Пишу свою жизнь набело - страница 61

Шрифт
Интервал


Памятник или не памятник – не знаю, не мне судить. Но я горжусь тем, что сделала эту книгу, и теперь многие читатели и почитатели Льва Разгона могут поучаствовать в этом разговоре, услышать и почувствовать его неравнодушие, его мудрость, проникнуться его верой в светлое будущее. Нам всем так не хватает его прекрасного непоколебимого оптимизма – наперекор всему. Послушаешь его и устыдишься – уж ежели он не сломался и упрямо настаивает на том, что «новая эпоха начнется завтра», то молодым тем более следует шить «легкие платья из ситца» сейчас, зимой, потому что для них весна обязательно наступит.

Меня этому научил Разгон.

Леонид Бахнов, писатель, журналист:

«…Меня долго держали в холодильнике»

«С Разгоном о Разгоне» назвала свою книгу близкий друг писателя, прозаик Рада Полищук.

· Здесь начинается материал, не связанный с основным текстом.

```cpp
extern "C" int knnsvc_wavlm_attention(const float* qkv, const float* gate, const float* table, int32_t batches,
                                      int32_t T, int32_t heads, float* out, int32_t out_f16x2, int32_t kv_f16x2, const int32_t* kv_len,
                                      void* stream) {
    KN_REQUIRE(qkv && gate && table && out, "wavlm_attention: null pointer");
    KN_REQUIRE(batches > 0 && T > 0 && heads > 0 && heads <= 65535 && batches <= 65535, "wavlm_attention: bad sizes");
    KN_REQUIRE(((uintptr_t)qkv & 15) == 0 && ((uintptr_t)out & 15) == 0, "wavlm_attention: 16-byte alignment");
    static int env_mode = -1;
    if (env_mode < 0) {
        const char* e = getenv("KNNSVC_ATTENTION");
        env_mode = !e ? 2 : (e[0] == 'b') ? 3 : (e[0] == 'f' && e[1] == 'p') ? 0 : 2;
    }
    const int mode = (out_f16x2 & 4) && env_mode == 2 ? 3 : env_mode;
    out_f16x2 &= 1;
    if (mode == 2) {
        const size_t l2 = (size_t)KT * KP2 + (size_t)KT * VP2 + (size_t)(2 * T - 1 + 64) * 4;
        KN_REQUIRE(l2 <= 160 * 1024, "wavlm_attention: T too long for the LDS bias table (T <= ~16000)");
        static size_t attr2 = 0;
        if (l2 > attr2) {
            if (hipFuncSetAttribute((const void*)attention2_kernel, hipFuncAttributeMaxDynamicSharedMemorySize, (int)l2) != hipSuccess)
                return knnsvc_fail(KNNSVC_EHIP, "wavlm_attention: hipFuncSetAttribute failed");
            attr2 = l2;
        }
        const char* eq = getenv("KNNSVC_ATT_QB");
        const int qb = !eq ? 0 : (eq[0] == '1' ? 1 : 2);
        const long blocks128 = (long)((T + 127) / 128) * heads * batches;
        if ((qb == 2 || (qb == 0 && blocks128 >= 1536)) && T > 128) {
            const char* ew = getenv("KNNSVC_ATT_NW");
            const long blocks512 = (long)((T + 511) / 512) * heads * batches;
            const size_t l2w = (size_t)3 * (KT * KP2 + KT * VP2) + (size_t)(2 * T - 1 + 64) * 4;
            if ((ew ? ew[0] == '8' : blocks512 >= 512) && l2w <= 160 * 1024) {
                static size_t attr2w = 0;
                if (l2w > attr2w) {
                    if (hipFuncSetAttribute((const void*)attention2w_kernel<2>, hipFuncAttributeMaxDynamicSharedMemorySize, (int)l2w) != hipSuccess)
                        return knnsvc_fail(KNNSVC_EHIP, "wavlm_attention: hipFuncSetAttribute failed");
                    attr2w = l2w;
                }
                dim3 gridw((unsigned)((T + 511) / 512), (unsigned)heads, (unsigned)batches);
                hipLaunchKernelGGL(attention2w_kernel<2>, gridw, dim3(512), l2w, (hipStream_t)stream, qkv, gate, table, kv_len, T, heads, out, out_f16x2, kv_f16x2);
                return knnsvc_check_launch("wavlm_attention2w");
            }
            static size_t attr2q = 0;
            if (l2 > attr2q) {
                if (hipFuncSetAttribute((const void*)attention2q_kernel<2>, hipFuncAttributeMaxDynamicSharedMemorySize, (int)l2) != hipSuccess)
                    return knnsvc_fail(KNNSVC_EHIP, "wavlm_attention: hipFuncSetAttribute failed");
                attr2q = l2;
            }
            dim3 gridq((unsigned)((T + 255) / 256), (unsigned)heads, (unsigned)batches);
            hipLaunchKernelGGL(attention2q_kernel<2>, gridq, dim3(256), l2, (hipStream_t)stream, qkv, gate, table, kv_len, T, heads, out, out_f16x2, kv_f16x2);
            return knnsvc_check_launch("wavlm_attention2q");
        }
        dim3 grid2((unsigned)((T + 127) / 128), (unsigned)heads, (unsigned)batches);
        hipLaunchKernelGGL(attention2_kernel, grid2, dim3(256), l2, (hipStream_t)stream, qkv, gate, table, kv_len, T, heads, out, out_f16x2, kv_f16x2);
        return knnsvc_check_launch("wavlm_attention2");
    }
    KN_REQUIRE(!out_f16x2 && !kv_f16x2, "wavlm_attention: split output / pre-split K,V are only implemented by the f16x2 kernel");
    if (mode == 3) {
        const size_t l3 = (size_t)KT * KP3 + (size_t)HD * VP3 + (size_t)(2 * T - 1 + 64) * 4;
        KN_REQUIRE(l3 <= 160 * 1024, "wavlm_attention: T too long for the LDS bias table (T <= ~13000)");
        static size_t attr3 = 0;
        if (l3 > attr3) {
            if (hipFuncSetAttribute((const void*)attention3_kernel, hipFuncAttributeMaxDynamicSharedMemorySize, (int)l3) != hipSuccess)
                return knnsvc_fail(KNNSVC_EHIP, "wavlm_attention: hipFuncSetAttribute failed");
            attr3 = l3;
        }
        dim3 grid3((unsigned)((T + 127) / 128), (unsigned)heads, (unsigned)batches);
        hipLaunchKernelGGL(attention3_kernel, grid3, dim3(256), l3, (hipStream_t)stream, qkv, gate, table, kv_len, T, heads, out);
        return knnsvc_check_launch("wavlm_attention3");
    }
    const size_t lds = (size_t)(KT * LDKK + KT * LDV + 2 * T - 1) * 4;
    KN_REQUIRE(lds <= 160 * 1024, "wavlm_attention: T too long for the LDS bias table (T <= ~16000)");
    static size_t attr = 0;
    if (lds > attr) {
        if (hipFuncSetAttribute((const void*)attention_kernel, hipFuncAttributeMaxDynamicSharedMemorySize, (int)lds) !=
            hipSuccess)
            return knnsvc_fail(KNNSVC_EHIP, "wavlm_attention: hipFuncSetAttribute failed");
        attr = lds;
    }
    dim3 grid((unsigned)((T + 127) / 128), (unsigned)heads, (unsigned)batches);
    hipLaunchKernelGGL(attention_kernel, grid, dim3(256), lds, (hipStream_t)stream, qkv, gate, table, kv_len, T, heads, out);
    return knnsvc_check_launch("wavlm_attention");
}
```

Before: 930.1 x real-time.

## Replicate bias table in shifted copies for vector LDS loads in attention2w

The relative-position bias table in LDS is stored as NC phase-shifted copies, so each lane can read its bias values with aligned vector loads instead of scalar ones. The softmax step and the f16 hi/lo split of P are factored into shared helpers. The split uses an opaque 1.0 and per-element conversion so the compiler emits packed conversions, and late waves get a higher scheduling priority. The cost is more LDS used by the table copies, which lowers the maximum T that takes the wide kernel path. It also adds a second template instantiation.

```diff
diff --git a/knn_svc_amd/csrc/attention.hip b/knn_svc_amd/csrc/attention.hip
--- a/knn_svc_amd/csrc/attention.hip
+++ b/knn_svc_amd/csrc/attention.hip
@@ -346,6 +346,64 @@
 constexpr int KP2 = 272;
 constexpr int VP2 = 320;
 
+__device__ __forceinline__ void att2_softmax_step(f32x16& s, const float (&bias)[16], float g, int kbase, int Tk, int lh,
+                                                  float& m_run, float& l_run, f32x16 (&o)[2]) {
+#ifndef KN_ATT_NOBIAS
+#pragma unroll
+    for (int r = 0; r < 16; ++r) s[r] = fmaf(g, bias[r], s[r]);
+#endif
+    if (kbase + 32 > Tk) {
+#pragma unroll
+        for (int r = 0; r < 16; ++r)
+            if (kbase + (r & 3) + 8 * (r >> 2) + 4 * lh >= Tk) s[r] = -__builtin_inff();
+    }
+#ifdef KN_ATT_NOEXP
+    float mx = s[0];
+#else
+    float mx = fmaxf(s[0], s[1]);
+#pragma unroll
+    for (int r = 2; r < 16; r += 2) mx = fmaxf(fmaxf(mx, s[r]), s[r + 1]);
+#endif
+    const float m_new = fmaxf(fmaxf(m_run, mx), __shfl_xor(mx, 32, 64));
+    const float alpha = __builtin_amdgcn_exp2f((m_run - m_new) * (1.0f / 256.0f));
+    const float mneg = fmaf(m_new, -1.0f / 256.0f, 14.0f);
+    float ps = 0.f;
+#ifdef KN_ATT_NOEXP
+    for (int r = 0; r < 16; ++r) { s[r] = s[r] * 1e-9f; } ps = s[3] + mneg;
+#else
+#pragma unroll
+    for (int r = 0; r < 16; ++r) { s[r] = __builtin_amdgcn_exp2f(fmaf(s[r], 1.0f / 256.0f, mneg)); ps += s[r]; }
+#endif
+    ps += __shfl_xor(ps, 32, 64);
+    l_run = l_run * alpha + ps;
+    m_run = m_new;
+    if (__builtin_amdgcn_ballot_w64(alpha != 1.f)) {
+#pragma unroll
+        for (int d = 0; d < 2; ++d)
+#pragma unroll
+            for (int r = 0; r < 16; ++r) o[d][r] *= alpha;
+    }
+}
+
+__device__ __forceinline__ float att2_opaque_one() {
+    float one = 1.0f;
+    __asm__("" : "+s"(one));
+    return one;
+}
+
+__device__ __forceinline__ void att2_split_p(const f32x16& s, int st, float one, f16x8& b0, f16x8& b1) {
+    f16x8 h, l;
+#pragma unroll
+    for (int e = 0; e < 8; e += 2) {
+        const f32x2_t p = {s[8 * st + e], s[8 * st + e + 1]};
+        const f16x2_t hp = __builtin_convertvector(p, f16x2_t);
+        h[e] = hp[0]; h[e + 1] = hp[1];
+        l[e] = (_Float16)__builtin_fmaf(p[0], one, -(float)hp[0]);
+        l[e + 1] = (_Float16)__builtin_fmaf(p[1], one, -(float)hp[1]);
+    }
+    b0 = h; b1 = l;
+}
+
 __global__ __launch_bounds__(256, 3) void attention2_kernel(const float* __restrict__ qkv, const float* __restrict__ gate,
                                                            const float* __restrict__ table, const int* __restrict__ kv_len, int T, int heads,
                                                            float* __restrict__ out, int out_split, int kv_split) {
@@ -389,7 +447,7 @@
     const float g_i = qvalid ? gate[((long)b * T + qi) * heads + head] * (L2E * 256.0f) : 0.f;
     const l_f* tbq = tb + (T - 1 - (qvalid ? qi : T - 1)) + 4 * lh;
     const lc* v_tr = Vs + (4 * (lane >> 5) + ((lane & 15) >> 2)) * VP2 + (16 * ((lane >> 4) & 1) + 4 * (lane & 3)) * 2;
-
+    const float one = att2_opaque_one();
 
     f32x16 o[2];
 #pragma unroll
@@ -473,49 +531,14 @@
 #endif
             }
             const l_f* tp = tbq + kbase;
-#ifndef KN_ATT_NOBIAS
-#pragma unroll
-            for (int r = 0; r < 16; ++r) s[r] = fmaf(g_i, tp[(r & 3) + 8 * (r >> 2)], s[r]);
-#endif
-            if (kbase + 32 > Tk) {
-#pragma unroll
-                for (int r = 0; r < 16; ++r)
-                    if (kbase + (r & 3) + 8 * (r >> 2) + 4 * lh >= Tk) s[r] = -__builtin_inff();
-            }
-#ifdef KN_ATT_NOEXP
-            float mx = s[0];
-#else
-            float mx = fmaxf(fmaxf(s[0], s[1]), fmaxf(s[2], s[3]));
-#pragma unroll
-            for (int r = 4; r < 16; r += 4) mx = fmaxf(mx, fmaxf(fmaxf(s[r], s[r + 1]), fmaxf(s[r + 2], s[r + 3])));
-#endif
-            mx = fmaxf(mx, __shfl_xor(mx, 32, 64));
-            const float m_new = fmaxf(m_run, mx);
-            const float alpha = __builtin_amdgcn_exp2f((m_run - m_new) * (1.0f / 256.0f));
-            const float mneg = fmaf(m_new, -1.0f / 256.0f, 14.0f);
-            float ps = 0.f;
-#pragma unroll
-#ifdef KN_ATT_NOEXP
-            for (int r = 0; r < 16; ++r) { s[r] = s[r] * 1e-9f; } ps = s[3] + mneg;
-#else
-            for (int r = 0; r < 16; ++r) { s[r] = __builtin_amdgcn_exp2f(fmaf(s[r], 1.0f / 256.0f, mneg)); ps += s[r]; }
-#endif
-            ps += __shfl_xor(ps, 32, 64);
-            l_run = l_run * alpha + ps;
-            m_run = m_new;
-            if (__builtin_amdgcn_ballot_w64(alpha != 1.f)) {
-#pragma unroll
-                for (int d = 0; d < 2; ++d)
-#pragma unroll
-                    for (int r = 0; r < 16; ++r) o[d][r] *= alpha;
-            }
+            float bias[16];
+#pragma unroll
+            for (int r = 0; r < 16; ++r) bias[r] = tp[(r & 3) + 8 * (r >> 2)];
+            att2_softmax_step(s, bias, g_i, kbase, Tk, lh, m_run, l_run, o);
 #pragma unroll
             for (int st = 0; st < 2; ++st) {
-                g2_u32x2 h0, l0, h1, l1;
-                f16x2_split4((f32x4){s[8 * st + 0], s[8 * st + 1], s[8 * st + 2], s[8 * st + 3]}, 1.0f, h0, l0);
-                f16x2_split4((f32x4){s[8 * st + 4], s[8 * st + 5], s[8 * st + 6], s[8 * st + 7]}, 1.0f, h1, l1);
-                const f16x8 b0 = __builtin_bit_cast(f16x8, (au32x4){h0[0], h0[1], h1[0], h1[1]});
-                const f16x8 b1 = __builtin_bit_cast(f16x8, (au32x4){l0[0], l0[1], l1[0], l1[1]});
+                f16x8 b0, b1;
+                att2_split_p(s, st, one, b0, b1);
                 const lc* vrow = v_tr + (sub * 32 + 16 * st) * VP2;
 #pragma unroll
                 for (int dt = 0; dt < 2; ++dt) {
@@ -612,6 +635,7 @@
         tbq[u] = tb + (T - 1 - (qvalid[u] ? qi[u] : T - 1)) + 4 * lh;
     }
     const lc* v_tr = Vs + (4 * (lane >> 5) + ((lane & 15) >> 2)) * VP2 + (16 * ((lane >> 4) & 1) + 4 * (lane & 3)) * 2;
+    const float one = att2_opaque_one();
 
     f32x16 o[QB][2];
     float m_run[QB], l_run[QB];
@@ -704,45 +728,17 @@
 #pragma unroll
             for (int u = 0; u < QB; ++u) {
                 const l_f* tp = tbq[u] + kbase;
-#pragma unroll
-                for (int r = 0; r < 16; ++r) s[u][r] = fmaf(g_i[u], tp[(r & 3) + 8 * (r >> 2)], s[u][r]);
-                if (kbase + 32 > Tk) {
-#pragma unroll
-                    for (int r = 0; r < 16; ++r)
-                        if (kbase + (r & 3) + 8 * (r >> 2) + 4 * lh >= Tk) s[u][r] = -__builtin_inff();
-                }
-                float mx = fmaxf(fmaxf(s[u][0], s[u][1]), fmaxf(s[u][2], s[u][3]));
-#pragma unroll
-                for (int r = 4; r < 16; r += 4) mx = fmaxf(mx, fmaxf(fmaxf(s[u][r], s[u][r + 1]), fmaxf(s[u][r + 2], s[u][r + 3])));
-                mx = fmaxf(mx, __shfl_xor(mx, 32, 64));
-                const float m_new = fmaxf(m_run[u], mx);
-                const float alpha = __builtin_amdgcn_exp2f((m_run[u] - m_new) * (1.0f / 256.0f));
-                const float mneg = fmaf(m_new, -1.0f / 256.0f, 14.0f);
-                float ps = 0.f;
-#pragma unroll
-                for (int r = 0; r < 16; ++r) { s[u][r] = __builtin_amdgcn_exp2f(fmaf(s[u][r], 1.0f / 256.0f, mneg)); ps += s[u][r]; }
-                ps += __shfl_xor(ps, 32, 64);
-                l_run[u] = l_run[u] * alpha + ps;
-                m_run[u] = m_new;
-                if (__builtin_amdgcn_ballot_w64(alpha != 1.f)) {
-#pragma unroll
-                    for (int d = 0; d < 2; ++d)
-#pragma unroll
-                        for (int r = 0; r < 16; ++r) o[u][d][r] *= alpha;
-                }
+                float bias[16];
+#pragma unroll
+                for (int r = 0; r < 16; ++r) bias[r] = tp[(r & 3) + 8 * (r >> 2)];
+                att2_softmax_step(s[u], bias, g_i[u], kbase, Tk, lh, m_run[u], l_run[u], o[u]);
             }
             KN_ATICK(2)
 #pragma unroll
             for (int st = 0; st < 2; ++st) {
                 f16x8 b0[QB], b1[QB];
 #pragma unroll
-                for (int u = 0; u < QB; ++u) {
-                    g2_u32x2 h0, l0, h1, l1;
-                    f16x2_split4((f32x4){s[u][8 * st + 0], s[u][8 * st + 1], s[u][8 * st + 2], s[u][8 * st + 3]}, 1.0f, h0, l0);
-                    f16x2_split4((f32x4){s[u][8 * st + 4], s[u][8 * st + 5], s[u][8 * st + 6], s[u][8 * st + 7]}, 1.0f, h1, l1);
-                    b0[u] = __builtin_bit_cast(f16x8, (au32x4){h0[0], h0[1], h1[0], h1[1]});
-                    b1[u] = __builtin_bit_cast(f16x8, (au32x4){l0[0], l0[1], l1[0], l1[1]});
-                }
+                for (int u = 0; u < QB; ++u) att2_split_p(s[u], st, one, b0[u], b1[u]);
                 const lc* vrow = v_tr + (sub * 32 + 16 * st) * VP2;
 #pragma unroll
                 for (int dt = 0; dt < 2; ++dt) {
@@ -796,7 +792,9 @@
     }
 }
 
-template <int QB>
+__host__ __device__ __forceinline__ int att2w_tb_pitch(int T, int NC) { return (2 * T - 1 + 64 - 64 / NC + 63) / 64 * 64 + 64 / NC; }
+
+template <int QB, int NC>
 __global__ __launch_bounds__(512, 1) void attention2w_kernel(const float* __restrict__ qkv, const float* __restrict__ gate,
                                                             const float* __restrict__ table, const int* __restrict__ kv_len, int T, int heads,
                                                             float* __restrict__ out, int out_split, int kv_split) {
@@ -807,9 +805,10 @@
     typedef __attribute__((address_space(3))) float l_f;
     constexpr int NT = 512, NJ = KT * 16 / NT;
     constexpr int KVB = KT * KP2 + KT * VP2;
-    lc* Ks = (lc*)lds;
+    const int tbp = att2w_tb_pitch(T, NC);
+    l_f* tb = (l_f*)lds;
+    lc* Ks = (lc*)(tb + NC * tbp);
     lc* Vs = Ks + KT * KP2;
-    l_f* tb = (l_f*)(Ks + 3 * KVB);
 
     const int tid = threadIdx.x, lane = tid & 63, wave = __builtin_amdgcn_readfirstlane(tid >> 6);
     const bool late = wave >= 4;
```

Читал эту книгу и вспомнил такой случай. ЦДЛ, лет пять-шесть назад, вечер памяти известного поэта-переводчика еврейской национальности. Вечер проходит в Малом зале. Но вот он закончился, публика выходит в фойе, и в это время из «гадюшника» (так на местном жаргоне назывался буфет между фойе и Дубовым залом, где в прежние времена чаще всего разыгрывались знаменитые цэдээловские скандалы, а теперь находится респектабельное кафе «Записки охотника») вываливается компания подвыпивших антисемитов. Ведут себя агрессивно, кто-то, кто помоложе (а на вечер собрались в основном пожилые люди), пытается их образумить, завязывается драка. Какая-то женщина кричит грудным голосом, одна из служащих начинает свистеть в милицейский свисток… Пробегаю мимо Разгона, он уже в пальто, в шапке и что-то такое говорит – кажется, мне. На секунду приостанавливаюсь: «Что, Лев Эммануилович?» Ясно, сейчас услышу: «Какие мерзавцы!», «Безобразие!» – ну, что произносят в таких случаях. А вместо этого, нет, вы только представьте, – вместо этого, потирая руки и азартно блестя глазами, Разгон говорит:

– А я бы сейчас подрался! – И повторяет уже со вздохом: – Ах, я бы сейчас подрался!..

Сколько ему тогда было – восемьдесят пять?

А вспомнил я этот случай, когда дошел до «Записок секунданта» Бориса Жутовского (4-ю главу книги Рада составила из воспоминаний друзей). Там история еще покруче. Как-то примерно в то же время, а может, даже чуть позже, Разгон пригласил своего друга-художника быть свидетелем пощечины, которую он влепит человеку, посмевшему печатно оболгать память его, Разгона, первой жены, арестованной вслед за мужем и погибшей в 22 года на пересылке. И ведь влепил!